Setuju Pasal 425 RUU Kesehatan Dihapuskan, Menkes Budi Pastikan BPJS Tetap di Bawah Presiden
Menkes RI Budi Gunadi Sadikin setuju jika pasal 425 pada RUU Kesehatan mengenai BPJS bertanggung jawab kepada Presiden dihapuskan
Editor: Content Writer
TRIBUNNEWS.COM - Menteri Kesehatan Republik Indonesia Budi Gunadi Sadikin setuju jika pasal 425 pada RUU Kesehatan mengenai BPJS bertanggung jawab kepada Presiden melalui Menteri dihapuskan.
Hal ini disampaikan oleh Koordinator Advokasi BPJS Watch Timboel Siregar setelah berkunjung untuk berdialog ke kediaman Budi Gunadi pada Kamis (16/03/2023), bersama Pengamat Ekonomi Faisal Basri dan Pengamat Kebijakan Publik Agus Pambagio. “Saya bilang kepada Pak Menteri yang menjadi masalah RUU Kesehatan di masyarakat adalah jika lembaga BPJS bertanggung jawab kepada Presiden melalui Menteri, itu akan menjadi kontraproduktif buat masyarakat.

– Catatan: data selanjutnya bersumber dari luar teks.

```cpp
template <int N, int M, int FUSED>
__global__ __launch_bounds__(512, 2) void k_riccati_mfma_team(
    int B, int T, const double* __restrict__ mu_arr, double* __restrict__ Kout, double* __restrict__ dout,
    int32_t* __restrict__ singular, const int32_t* __restrict__ items, const int32_t* __restrict__ n_items, int gains_by_item,
    int n_cus, FusedArgs F) {
    riccati_mfma_sweep<N, M, 4, 4, 2, FUSED, false, true>(B, T, nullptr, mu_arr, Kout, dout, singular, items, n_items, gains_by_item,
                                                          n_cus, F);
}

template <int N, int M, int WAVES>
__global__ __launch_bounds__(64 * WAVES, WAVES / 4) void k_riccati_mfma_pad(
    int B, int T, const double* __restrict__ tiles, const double* __restrict__ mu_arr, double* __restrict__ Kout,
    double* __restrict__ dout, int32_t* __restrict__ singular, const int32_t* __restrict__ items,
    const int32_t* __restrict__ n_items, int gains_by_item, int n_cus, int n_rec, int m_rec) {
    riccati_mfma_sweep<N, M, WAVES, 0, 0, 0, true>(B, T, tiles, mu_arr, Kout, dout, singular, items, n_items, gains_by_item, n_cus,
                                                   FusedArgs{}, n_rec, m_rec);
}

template <int N, int M, int WAVES, int PNS, bool PAD>
__global__ __launch_bounds__(64 * WAVES, WAVES / 4) void k_riccati_mfma_inprod(
    int B, int T, const double* __restrict__ mu_arr, double* __restrict__ Kout, double* __restrict__ dout,
    int32_t* __restrict__ singular, const int32_t* __restrict__ items, const int32_t* __restrict__ n_items, int gains_by_item,
    int n_cus, FusedArgs F, int n_rec, int m_rec) {
    riccati_mfma_sweep<N, M, WAVES, 0, 0, 0, PAD, false, PNS>(B, T, nullptr, mu_arr, Kout, dout, singular, items, n_items,
                                                              gains_by_item, n_cus, F, PAD ? n_rec : N, PAD ? m_rec : M);
}

template <int N, int M, int WAVES>
__global__ __launch_bounds__(64 * WAVES, WAVES / 4) void k_riccati_mfma_general(
    int B, int T, const double* __restrict__ mu_arr, double* __restrict__ Kout, double* __restrict__ dout,
    int32_t* __restrict__ singular, const int32_t* __restrict__ items, const int32_t* __restrict__ n_items, int gains_by_item,
    int n_cus, FusedArgs F) {
    riccati_mfma_sweep<N, M, WAVES, 4, 2, 2>(B, T, nullptr, mu_arr, Kout, dout, singular, items, n_items, gains_by_item, n_cus, F);
}

}
```

Measured before the change: 1.031 million subproblems/s.

## Streamline fused Riccati prologue step with DPP exchange and fewer LDS fences

Reworks the decoupled double-integrator prologue loop of the fused Riccati kernel. A row-shift DPP replaces the LDS round-trip used to share tt values between lanes. The Q constants are laid out so each lane reads its l-values with 16-byte loads through precomputed pointers. Branchy stores become unconditional writes to dummy slots, the K stores are merged into an existing fence region with pointers decremented each step, lane setup is hoisted out of the loop, and the finiteness check is shortened. This cuts LDS traffic and barriers per step, but the shorter check and removed sT reset could change how non-finite values are handled.

```diff
diff --git a/dpilqr_amd/csrc/riccati_mfma.hpp b/dpilqr_amd/csrc/riccati_mfma.hpp
--- a/dpilqr_amd/csrc/riccati_mfma.hpp
+++ b/dpilqr_amd/csrc/riccati_mfma.hpp
@@ -87,6 +87,11 @@
     asm volatile("v_fmac_f64_dpp %0, %1, %2 row_newbcast:%3 row_mask:0xf bank_mask:0xf" : "+v"(acc) : "v"(a), "v"(b), "n"(L));
     return acc;
 }
+__device__ __forceinline__ double dpp_row_shr2(double v) {
+    const int lo = __builtin_amdgcn_update_dpp(0, __double2loint(v), 0x112, 0xf, 0xf, true);
+    const int hi = __builtin_amdgcn_update_dpp(0, __double2hiint(v), 0x112, 0xf, 0xf, true);
+    return __hiloint2double(hi, lo);
+}
 template <int L>
 __device__ __forceinline__ double dpp_mov_row(double a) {
     double r;
@@ -459,6 +464,14 @@
 #pragma unroll
             for (int l = 0; l < 4; ++l) Pc[l] = sP[(4 * da + l) * LP + dcol];
             const int cq = dc & 3, cr = dc & 1;
+            const bool dmid = dc == 2 || dc == 3;
+            const double mu4 = dc == 2 ? fdt : 0.0, mu5 = dc == 3 ? fdt : 0.0;
+            static_assert(C::oFL % 2 == 0 && N % 2 == 0 && C::oG % 2 == 0, "16-byte reads of the prologue's l-values");
+            const double* const lvA = dst ? sQ + 6 * dc : lds + C::oQ + C::oFL + 4 * da;
+            const double* const lvB = dst ? sQ + 6 * dc + 4 : lds + C::oQ + C::oFL + N + 2 * da;
+            double* const x4 = sX + 6 * dc;
+            double* const x5 = sX + (dst ? dc : 16);
+            double* const x2 = sX + (dmid ? 12 : 28) + cr;
             const double inf_ = __builtin_inf();
             double chk0 = fabs(mu) + fabs(fdt);
 #pragma unroll
@@ -466,15 +479,24 @@
             if (__builtin_amdgcn_ballot_w64(!(chk0 < inf_)) == 0ull) {
                 DPILQR_LDS_FENCE();
                 for (int e = lane; e < C::szR2; e += 64) sT[e] = 0.0;
-                static_assert(20 <= N * LQ, "the prologue's constants must fit the Q_xx region");
-                if (lane < 16) sQ[lane] = wref * (IP.Q[(lane & 3) * 4 + (lane >> 2)] + IP.Q[(lane >> 2) * 4 + (lane & 3)]);
-                else if (lane < 20) sQ[lane] = wref * (IP.R[(lane & 1) * 2 + ((lane >> 1) & 1)] + IP.R[((lane >> 1) & 1) * 2 + (lane & 1)]);
+                static_assert(24 <= N * LQ, "the prologue's constants must fit the Q_xx region");
+                if (lane < 24) {
+                    const int c = lane / 6, r = lane - 6 * c, r3 = min(r, 3);
+                    const double qv = wref * (IP.Q[r3 * 4 + c] + IP.Q[c * 4 + r3]);
+                    sQ[lane] = r < 4 ? qv : 0.0;
+                }
                 DPILQR_LDS_FENCE();
+                const double lr0 = wref * (IP.R[cr] + IP.R[cr * 2]), lr1 = wref * (IP.R[2 + cr] + IP.R[cr * 2 + 1]);
+#include "riccati_mfma_lane.inc"
+                double* Kt = Kout + (gslot * T + (T - 1)) * M * N;
+                double* dt_ = dout + (gslot * T + (T - 1)) * M + d_idx;
+                const double* const kd_in = sK + d_idx * LK + N;
+                double* const k_st0 = sK + (2 * da) * LK + dcol;
                 int t = T - 1;
                 for (; t >= 0; --t) {
-                    t_cur = t;
-                    const int lane = phase_lane<REMAT>(lane0);
-#include "riccati_mfma_lane.inc"
+#ifdef DPILQR_PHASE_MARKS
+                    asm volatile("; ==== prologue step: begin");
+#endif
                     fused_step_data(t, nullptr);
                     if (f_prox) break;
                     fused_prefetch(t > 0 ? t - 1 : 0);
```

Selama ini BPJS sudah berjalan dengan baik,” terang Timboel.
Pernyataan pada Pasal 425 dalam RUU Kesehatan memposisikan BPJS Kesehatan dalam mengelola program JKN berada di bawah Menteri Kesehatan dan BPJS Ketenagakerjaan dalam mengelola program Jaminan Sosial Ketenagakerjaan berada di bawah Menteri Ketenagakerjaan. Apalagi RUU Kesehatan ini pun memuat ketentuan tentang kewajiban BPJS melaksanakan penugasan Menteri.
Dalam dialog tersebut Menkes menyampaikan kepada Timboel bahwa dirinya setuju jika pasal 425 dihapus saja. Hal tersebut tidak menjadi masalah bagi Menkes karena yang diperlukan hanya koordinasi melalui Komite Kebijakan Sektor Kesehatan yang tertuang pada pasal 426 RUU Kesehatan.
Timboel menjelaskan jika Menkes hanya butuh koordinasi saja. “Koordinasi itu bukan berarti ada atasan dan bawahan, setara saja antara Menteri dan BPJS,” imbuh Timboel.
Ini perkembangan yang baik, sebab Menkes sudah sepakat terkait penghapusan pasal 425 RUU Kesehatan, sehingga BPJS tetap bertanggung jawab langsung kepada presiden dan tidak mendapatkan penugasan khusus dari Menteri.
Timboel menambahkan, Undang-Undang SJSN (Sistem Jaminan Sosial Nasional) termasuk bagian yang direvisi dalam RUU Kesehatan, isinya adalah hal-hal teknis yang ada dalam Perpres. Misalnya Perpres No. 82 Tahun 2018 Pasal 52 Ayat 1 yang menjelaskan bahwa korban kekerasan seksual, penganiayaan, trafficking, terorisme, sekarang tidak dijamin JKN. Harapannya saat dinaikan menjadi draft RUU Kesehatan, korban kekerasan seksual dan kecelakaan tunggal dijamin oleh JKN.
“Menurut saya ga perlu menjadi undang-undang, karena kebutuhan kedepan akan berubah cepat. Apakah kedepannya jika ada perubahan harus berganti undang-undang lagi? Sebaiknya tidak perlu menjadi undang-undang, sebatas Perpres saja sudah cukup,” tutup Timboel.